# Newbie 1911 magazine help



## ken2925 (Jan 21, 2010)

I just got a new Sig 1911 C3. The pistol comes with two magazines. Will any 7 round 1911 magazine fit? I have read articles about the big brand name magazines, but are 1911 mags interchangeable? Thanks for the help,KC.


----------



## Overkill0084 (Nov 28, 2010)

There may be the odd exception, but standard size (Govt model) magazines are pretty much universal. 
High cap/double stack oddballs excepted.
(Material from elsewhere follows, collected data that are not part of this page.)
static size_t layout(const orn_engine_desc *d, orn_engine *e)
{
    size_t off = 0;
    const int ff = first_fast_layer(d);
    float *dxn = nullptr;
    float *base = e ? e->ws : nullptr;
    auto take = [&](size_t floats) { float *p = base ? base + off : nullptr; off += al(floats); return p; };
    const int Nout = d->fc_h * d->fc_w * d->fc_dim;
    float *pre1 = take(d->stem_dim), *h1 = take(d->stem_dim), *pre2 = take(Nout), *h2 = take(Nout), *dh2 = take(Nout);
    size_t scratch = orn_stem_bwd_ws_floats(1, d->stem_dim, Nout);
    LayerBuf L[ORN_MAX_LAYERS] = {};
    int Cn = d->fc_dim, H = d->fc_h, W = d->fc_w;
    for (int i = 0; i < d->n_layers; ++i) {
        const orn_layer_desc &l = d->layer[i];
        const size_t wsz = (size_t)l.O * l.C * 9;
        if (d->erb) {
            L[i].T = take(wsz); L[i].wf = take(wsz); L[i].bf = take(l.O);
            L[i].w2t = (2 * l.C * 9 * 4 * 4 <= 64 * 1024) ? take((size_t)9 * l.O * 2 * l.C) : nullptr;
            L[i].dT = take(wsz); L[i].dw1p = take((size_t)9 * 2 * l.C * l.C);
            if (d->precision != 0) {
                L[i].mh16 = take((orn_merge_h16_layer_halfs(l.C, l.O) + 1) / 2);
                L[i].dw2t = take((size_t)9 * l.O * 2 * l.C);
            }
        }
        Cn = l.O / (l.s * l.s); H = l.H * l.s; W = l.W * l.s;
        const size_t asz = (size_t)Cn * H * W;
        size_t s1;
        if (i < ff) {
            L[i].z = take(asz); L[i].a = take(asz); L[i].da = take(asz);
            L[i].wd32 = take(wsz);
            s1 = orn_conv3x3_ps_silu_bwd_ws_bytes(1, l.C, l.O, l.H, l.W) / 4;
            const size_t s0 = al(orn_stem_bwd_ws_floats(1, d->stem_dim, Nout)) + (size_t)orn_stage0_slabs(l.O, l.s) * l.C * l.H * l.W;
            if (s0 > s1) s1 = s0;
        } else {
            const size_t wpz = (size_t)l.O * ORN_FAST_C * 9 + 96 * ORN_FAST_C;
            L[i].xpad = (uint16_t *)take(((size_t)(l.H + 2) * (l.W + 2) * ORN_FAST_C + 1) / 2);
            L[i].zb = (uint16_t *)take((asz + 1) / 2);
            L[i].dypad = (uint16_t *)take(((size_t)(l.H + 2) * (l.W + 2) * l.O + 128 + 1) / 2);
            L[i].wb = (uint16_t *)take((wpz + 1) / 2);
            L[i].wd = (uint16_t *)take((wpz + 1) / 2);
            L[i].biasp = take(l.O);
            L[i].wslab = take(orn_half_ops_bf16()->wgrad_ws_floats(l.H, l.W, l.O));
            const OrnHalfOps *ops = orn_half_ops_bf16();
            if (i == ff) dxn = take((size_t)l.H * l.W * ORN_FAST_C * ops->dgrad_f32_slabs(l.H, l.W, l.O));
            s1 = al(ops->wgrad_ws_floats(l.H, l.W, l.O));
            const size_t sd = (size_t)l.H * l.W * ORN_FAST_C * ops->dgrad_f32_slabs(l.H, l.W, l.O);
            if (ops->dgrad_f32_slabs(l.H, l.W, l.O) > 1 && sd > s1) s1 = sd;
        }
        if (d->erb) { const size_t s2 = orn_erb_merge_bwd_ws_bytes(l.C, l.O) / 4; if (s2 > s1) s1 = s2; }
        if (s1 > scratch) scratch = s1;
    }
    const size_t isz = (size_t)3 * H * W;
    float *img = take(isz), *dimg = take(isz), *stats = take(8);
    float *loss_ws = take(orn_loss_ws_bytes(1, 3, H, W) / 4);
    const size_t s3 = (ff < d->n_layers) ? orn_half_ops_bf16()->head_bwd_ws_floats(Cn) : orn_head_bwd_ws_bytes(1, Cn, H, W) / 4;
    if (s3 > scratch) scratch = s3;
    float *scr = take(scratch);
    const orn_layer_desc &ll = d->layer[d->n_layers - 1];
    float *head_ws = (ff < d->n_layers) ? take(orn_half_ops_bf16()->head_bwd_ws_floats(Cn))
                   : (ll.s == 2 ? take((size_t)(orn_head_bwd_fused_f32_blocks(ll.H, ll.W) + 1) * (3 * Cn + 3)) : nullptr);
    float *cur = take((sizeof(OrnStepCur) * ORN_GRAPH_UNROLL + 3) / 4 + 16);
    float *scs = take(sizeof(OrnScaleState) * ORN_SCALE_SLOTS / 4);
    float *mtab[3], *mhtab[3];
    for (int k = 0; k < 3; ++k) {
        mtab[k] = d->erb ? take(orn_merge_group_bytes() / 4) : nullptr;
        mhtab[k] = (d->erb && d->precision != 0) ? take(orn_merge_h16_table_bytes() / 4) : nullptr;
    }
    float *cur_side = take((sizeof(OrnStepCur) + 3) / 4 + 16);
    float *sc_side = take(sizeof(OrnScaleState) / 4 + 16);
    float *dec_ws = take(ORN_DECODE_WS_FLOATS);
    if (e) {
        e->pre1 = pre1; e->h1 = h1; e->pre2 = pre2; e->h2 = h2; e->dh2 = dh2;
        e->img = img; e->dimg = dimg; e->stats = stats; e->loss_ws = loss_ws; e->scratch = scr; e->head_ws = head_ws;
        e->cur = (OrnStepCur *)cur;
        e->sc = (OrnScaleState *)scs;
        for (int i = 0; i < d->n_layers; ++i) e->L[i] = L[i];
        e->Hout = H; e->Wout = W; e->Cn_last = Cn;
        e->ff = ff; e->dxn = dxn;
        e->stem_ws = al(orn_stem_bwd_ws_floats(1, d->stem_dim, Nout));
        const orn_layer_desc &l0 = d->layer[0];
        e->stage0 = d->precision != 0 && ff == 1 && d->n_layers > 1 && orn_stage0_supported(l0.C, l0.O, l0.H, l0.W, l0.s);
        for (int k = 0; k < 3; ++k) { e->mset[k].tables = mtab[k]; e->mset[k].mh_tables = mhtab[k]; }
        e->cur_side = (OrnStepCur *)cur_side;
        e->sc_side = (OrnScaleState *)sc_side;
        e->dec_ws = dec_ws;
    }
    return off * 4;
}

extern "C" size_t orn_engine_ws_bytes(const orn_engine_desc *d)
{
    if (check_desc(d) != 0) return 0;
    return layout(d, nullptr);
}

extern "C" int orn_engine_create(const orn_engine_desc *d, float *params, float *grads, float *adam_m, float *adam_v,
                                 void *ws, size_t ws_bytes, orn_engine **out)
{
    ORN_TRY(check_desc(d));
    ORN_REQUIRE(params && out && ws, "engine_create: null pointer");
    ORN_REQUIRE(((uintptr_t)params | (uintptr_t)grads | (uintptr_t)adam_m | (uintptr_t)adam_v | (uintptr_t)ws) % 256 == 0,
                "engine_create: arenas and workspace must be 256-byte aligned");
    const size_t need = layout(d, nullptr);
    if (ws_bytes < need) {
        orn_set_error("engine_create: workspace %zu < %zu", ws_bytes, need);
        return ORN_E_WS;
    }
    ORN_TRY(orn_loss_init());
    orn_engine *e = new (std::nothrow) orn_engine();
    ORN_REQUIRE(e, "engine_create: out of host memory");
    e->d = *d;
    e->params = params; e->grads = grads; e->m = adam_m; e->v = adam_v;
    e->gmask = nullptr;
    e->tstats = nullptr;
    e->ws = (float *)ws;
    e->graph = nullptr; e->graph_exec = nullptr; e->graph_u = nullptr; e->graph_exec_u = nullptr;
    e->prof = false;
    for (int k = 0; k < 3; ++k) { e->mset[k].n = 0; e->mset[k].mh_host = nullptr; }
    e->side = nullptr;
    for (auto ev : SIDE_EVENTS) e->*ev = nullptr;
    e->pipe_ok = false; e->side_busy = false; e->side_lo = 0;
    for (int i = 0; i < 4 * ORN_MAX_LAYERS + 4; ++i) e->prof_ev[i] = nullptr;
    e->ops = (d->precision == 2) ? orn_half_ops_f16() : orn_half_ops_bf16();
    e->gs = (d->precision == 2) ? 1048576.0f : 1.0f;
    layout(d, e);
    {
        hipError_t rc = hipMemset(ws, 0, need);
        if (rc == hipSuccess) rc = hipDeviceSynchronize();
        if (rc != hipSuccess) { orn_set_error("engine_create: hipMemset failed: %s", hipGetErrorString(rc)); delete e; return (int)rc; }
        OrnScaleState s0[ORN_SCALE_SLOTS] = {};
        for (int r = 0; r < ORN_SCALE_SLOTS; ++r) { s0[r].gs = e->gs; s0[r].inv_gs = 1.0f / e->gs; s0[r].gs_max = e->gs; }
        rc = hipMemcpy(e->sc, s0, sizeof(s0), hipMemcpyHostToDevice);
        if (rc == hipSuccess) rc = hipMemcpy(e->sc_side, s0, sizeof(OrnScaleState), hipMemcpyHostToDevice);
        if (rc != hipSuccess) { orn_set_error("engine_create: scale state upload failed: %s", hipGetErrorString(rc)); delete e; return (int)rc; }
    }
    {
        const int nl = d->n_layers;
        const orn_layer_desc &ll = d->layer[nl - 1];
        bool ok = d->precision != 0 && e->ff < nl - 1 && grads && adam_m && adam_v;
        if (ok) {
            const int64_t lo_all[9] = {ll.w3x3, ll.b3x3, ll.w3x1, ll.b3x1, ll.w1x3, ll.b1x3, ll.w1, ll.w2, ll.w3};
            int64_t lo = d->n_params;
            for (int k = 0; k < (d->erb ? 9 : 2); ++k) if (lo_all[k] >= 0 && lo_all[k] < lo) lo = lo_all[k];
            ok = d->head_w >= lo && d->head_b >= lo && d->stem_w0 < lo && d->stem_b0 < lo && d->stem_w1 < lo && d->stem_b1 < lo && lo % 64 == 0;
            for (int i = 0; i < nl - 1 && ok; ++i) {
                const orn_layer_desc &l = d->layer[i];
                const int64_t o[9] = {l.w3x3, l.b3x3, l.w3x1, l.b3x1, l.w1x3, l.b1x3, l.w1, l.w2, l.w3};
                for (int k = 0; k < (d->erb ? 9 : 2); ++k) ok = ok && o[k] < lo;
            }
            e->side_lo = (size_t)lo;
        }
        if (ok) {
            hipError_t rc = hipStreamCreateWithFlags(&e->side, hipStreamNonBlocking);
            for (auto ev : SIDE_EVENTS)
                if (rc == hipSuccess) rc = hipEventCreateWithFlags(&(e->*ev), hipEventDisableTiming | hipEventDisableSystemFence);
            if (rc != hipSuccess) { orn_set_error("engine_create: side stream: %s", hipGetErrorString(rc)); orn_engine_destroy(e); return (int)rc; }
        }
        e->pipe_ok = ok;
        e->last_smax = ok ? ORN_LAST_SMAX : 0;
        e->side_below = ok && nl - 2 > e->ff;
        e->fork_behind_dgrad = e->side_below;
    }
    if (!d->erb)
        for (int i = 0; i < d->n_layers; ++i) {
            e->L[i].T = nullptr;
            e->L[i].wf = params + d->layer[i].w3x3;
            e->L[i].bf = params + d->layer[i].b3x3;
        }
    else {
        auto fill = [&](int i, OrnMergeLayer &m, bool half_in_S) {
            const orn_layer_desc &l = d->layer[i];
            m.C = l.C; m.O = l.O;
            m.w3x3 = params + l.w3x3; m.w3x1 = params + l.w3x1; m.w1x3 = params + l.w1x3;
            m.w1 = params + l.w1; m.w2 = params + l.w2; m.w3 = params + l.w3;
            m.T = e->L[i].T; m.wf = e->L[i].wf; m.w2t = e->L[i].w2t;
            m.b3x3 = params + l.b3x3; m.b1x3 = params + l.b1x3; m.b3x1 = params + l.b3x1; m.bf = e->L[i].bf;
            m.g = grads ? grads + l.w3x3 : nullptr;
            m.dT = e->L[i].dT; m.dw1p = e->L[i].dw1p;
            m.dw2 = grads ? grads + l.w2 : nullptr; m.dw3 = grads ? grads + l.w3 : nullptr;
            m.dw2t = e->L[i].dw2t;
            m.half_kind = 0; m.s2 = l.s * l.s; m.Cp = ORN_FAST_C; m.wb = m.wd = nullptr; m.biasp = nullptr;
            if (i >= e->ff && half_in_S) {
                m.half_kind = d->precision; m.wb = e->L[i].wb; m.wd = e->L[i].wd; m.biasp = e->L[i].biasp;
            }
        };
        const int nl = d->n_layers;
        for (int k = 0; k < (e->pipe_ok ? 3 : 1); ++k) {
            orn_engine::MergeSet &ms = e->mset[k];
            const int i0 = k == 2 ? nl - 1 : 0, i1 = k == 1 ? nl - 1 : nl;
            ms.n = 0;
            void *bufs[ORN_MAX_LAYERS];
            for (int i = i0; i < i1; ++i) {
                fill(i, ms.ml[ms.n], k == 2 || !e->stage0);
                bufs[ms.n] = e->L[i].mh16;
                ms.layer[ms.n++] = i;
            }
            int rc = orn_merge_groups_build(ms.tables, ms.n, ms.ml, d->precision != 0);
            if (rc == 0 && d->precision != 0) {
                ms.mh_host = malloc(orn_merge_h16_host_bytes());
                rc = ms.mh_host ? orn_merge_h16_build(ms.mh_tables, ms.mh_host, ms.n, ms.ml, bufs, k == 2 ? e->sc_side : e->sc) : ORN_E_ARG;
            }
            if (rc != 0) { orn_engine_destroy(e); return rc; }
            for (int q = 0; q < 4; ++q) ms.tiles[q] = orn_merge_group_tiles(q, ms.n, ms.ml);
        }
    }
    *out = e;
    return 0;
}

Compact/officers model mags are different of course (shorter).


----------



## VAMarine (Dec 25, 2008)

The C3 is a compact framed 1911, so you need "Officers" magazines. Most factory 1911 magazines are not that great, Aftermarket 1911 mags (of the appropriate size) are interchangeable with other brands of gun. Most people in the know recommend Wilson Combat 47 Series Mags, Chip McCormick Power Mags, or Cobra Mags (Tripp Research) for magazines. I tend to stick with the Wilson ETMs and Cobra Mags. 

Be very careful when shopping for mags as you can't go by round count alone as the original capacity of the full size 1911 was seven, not eight and the original capacity of the Officer/Compact guns was six, not seven.


----------